BLS countries to sign anti-double taxation agreement

Presently, trade between the three countries is very low with Botswana importing goods and services worth a mere P26 million in 2009 from Swaziland and a measly P250,000 from Lesotho in the same year.

Central Statistics Office figures for April 2010 show that Botswana did not make any exports to Lesotho while goods and services worth P144,000 were exported to Swaziland.

According to the Government Gazette of last week, the Minister of Finance and Development Planning has entered into an agreement with Lesotho and Swaziland for avoidance of double taxation and prevention of fiscal evasion.

 Minister Kenneth Matambo is expected to present the agreement to the National Assembly in the last session of Parliament for the year in November.

The deal between Botswana and the two countries will lower the rates of taxation on dividends, interest, royalties and management fees in a bid to boost inward investment.

Botswana has active double taxation agreements with many countries, among them Namibia, South Africa, Mozambique, Zimbabwe, Mauritius, the Seychelles Barbados, India, the United Kingdom, Sweden and France.

The double taxation avoidance agreement will give certainty and predictability on tax treatment to Lesotho and Swaziland companies seeking to domicile themselves in Botswana and to local companies operating in the two countries.

As Botswana continues to attract investors to help diversify its economy and develop international financial services capacity, a double taxation agreement will help to improve the country's international competitiveness and enhance its image with foreign investors.

According to the Government Gazette, the agreement covers taxes on income and provides for co-operation on avoidance of double taxation and prevention of tax evasion on income and capital gains.

Minister Matambo has stressed the importance of such agreements in the development of Botswana as an international financial services centre where firms conduct much of their business with foreign-based businesses. The agreement is also expected to open up possibilities for mutual co-operation in the prevention of tax evasion, tax avoidance and fraud by providing for the exchange of information on taxpayers.

In establishing their business, multinational companies worldwide also consider the existence of double taxation avoidance agreements as a distinct advantage as it eliminates uncertainty about how their incomes will be taxed in the contracting countries.

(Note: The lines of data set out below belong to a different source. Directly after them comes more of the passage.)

template <typename R> RT_DEV float f32_at_least(R x) {
    float f = float(x);
    return f + fabsf(f) * 9.5367431640625e-7f + 1e-30f;
}

template <typename R>
struct CullRay {
    float ivx, ivy, ivz;
    float oix, oiy, oiz;
    R t_shift;
    RT_DEV bool negx() const { return ivx < 0.0f; }
    RT_DEV bool negy() const { return ivy < 0.0f; }
    RT_DEV bool negz() const { return ivz < 0.0f; }
};
template <typename R> RT_DEV CullRay<R> make_cull_ray(const Ray<R>& ray, const R* lo, const R* hi, R floor, R& t_enter, R& t_exit) {
    const V3<R> inv = clamped_inv(ray);
    const R e0x = (lo[0] - ray.o.x) * inv.x, e1x = (hi[0] - ray.o.x) * inv.x;
    const R e0y = (lo[1] - ray.o.y) * inv.y, e1y = (hi[1] - ray.o.y) * inv.y;
    const R e0z = (lo[2] - ray.o.z) * inv.z, e1z = (hi[2] - ray.o.z) * inv.z;
    t_enter = fmax(fmax(fmin(e0x, e1x), fmin(e0y, e1y)), fmax(fmin(e0z, e1z), floor));
    t_exit = fmin(fmin(fmax(e0x, e1x), fmax(e0y, e1y)), fmax(e0z, e1z));
    CullRay<R> cr;
    cr.t_shift = fabs(t_enter) < Lim<R>::inf() ? t_enter : R(0);
    const V3<R> oc = ray.o + ray.d * cr.t_shift;
    const float big32 = 1e18f;
    cr.ivx = 1.0f / float(ray.d.x); cr.ivy = 1.0f / float(ray.d.y); cr.ivz = 1.0f / float(ray.d.z);
    cr.ivx = fabsf(cr.ivx) > big32 ? copysignf(big32, cr.ivx) : cr.ivx;
    cr.ivy = fabsf(cr.ivy) > big32 ? copysignf(big32, cr.ivy) : cr.ivy;
    cr.ivz = fabsf(cr.ivz) > big32 ? copysignf(big32, cr.ivz) : cr.ivz;
    cr.oix = float(oc.x) * cr.ivx; cr.oiy = float(oc.y) * cr.ivy; cr.oiz = float(oc.z) * cr.ivz;
    return cr;
}
template <typename R> RT_DEV bool span_misses(R t_enter, R t_exit, R t_max) {
    const R eps = Lim<R>::eps() * R(16);
    return (t_enter - fabs(t_enter) * eps > t_exit + fabs(t_exit) * eps) || (t_enter - fabs(t_enter) * eps > t_max);
}

template <typename R> RT_DEV uint32_t quantise_dir(V3<R> d, bool cull_allowed) {
    const R len2 = d.x * d.x + d.y * d.y + d.z * d.z;
    const R len_lo = sizeof(R) == 8 ? R(1e-200) : R(1e-24), len_hi = sizeof(R) == 8 ? R(1e200) : R(1e24);
    uint32_t dirq = kNoCullDir;
    if (cull_allowed && len2 > len_lo && len2 < len_hi) {
        const R sc127 = R(127) / sqrt(len2);
        const int qx = int(rint(d.x * sc127)), qy = int(rint(d.y * sc127)), qz = int(rint(d.z * sc127));
        dirq = (uint32_t(qx) & 0xFFu) | ((uint32_t(qy) & 0xFFu) << 8) | ((uint32_t(qz) & 0xFFu) << 16) | kNoCullDir;
    }
    return dirq;
}

RT_DEV void node4q_cull_cones(uint32_t dirq, uint4 cn, int4 cc, int32_t (&ch)[4]) {
    ch[0] = __builtin_amdgcn_sdot4(int(dirq), int(cn.x), 0, false) > 0 ? kEmptyChild : cc.x;
    ch[1] = __builtin_amdgcn_sdot4(int(dirq), int(cn.y), 0, false) > 0 ? kEmptyChild : cc.y;
    ch[2] = __builtin_amdgcn_sdot4(int(dirq), int(cn.z), 0, false) > 0 ? kEmptyChild : cc.z;
    ch[3] = __builtin_amdgcn_sdot4(int(dirq), int(cn.w), 0, false) > 0 ? kEmptyChild : cc.w;
}

constexpr float kNoEntry = __builtin_huge_valf();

The Government Gazette explains the salient provisions of the new Double Taxation Avoidance Agreement thus: 'The profits of an enterprise of a contracting state shall be taxable only in that state unless the enterprise carries on business in the other contracting state through a permanent establishment situated therein.

'If the enterprise carries on business as aforesaid, the profits of the enterprise may be taxed in the other state but only so much of them as are attributable to that permanent establishment.'

Income derived from, as well as gains from the sale of immovable property, including incomes from agriculture and forestry, will be taxed only in the country where the property is situated.

According to the proposed agreement, dividends paid by a company which is a resident of a contracting state to a resident of another contracting state may be taxed in that other state.

'However, such dividends may also be taxed in the contracting state of which the company paying the dividends is a resident and according to the laws of that state, but if the recipient is the beneficial owner of the dividends and is a resident of the other contracting state, the tax charged shall not exceed 10 percent of the gross amount of the dividends if the  beneficial owner is a company which holds at least 25 percent of the capital of the company paying the dividends.' reads the Government Gazette.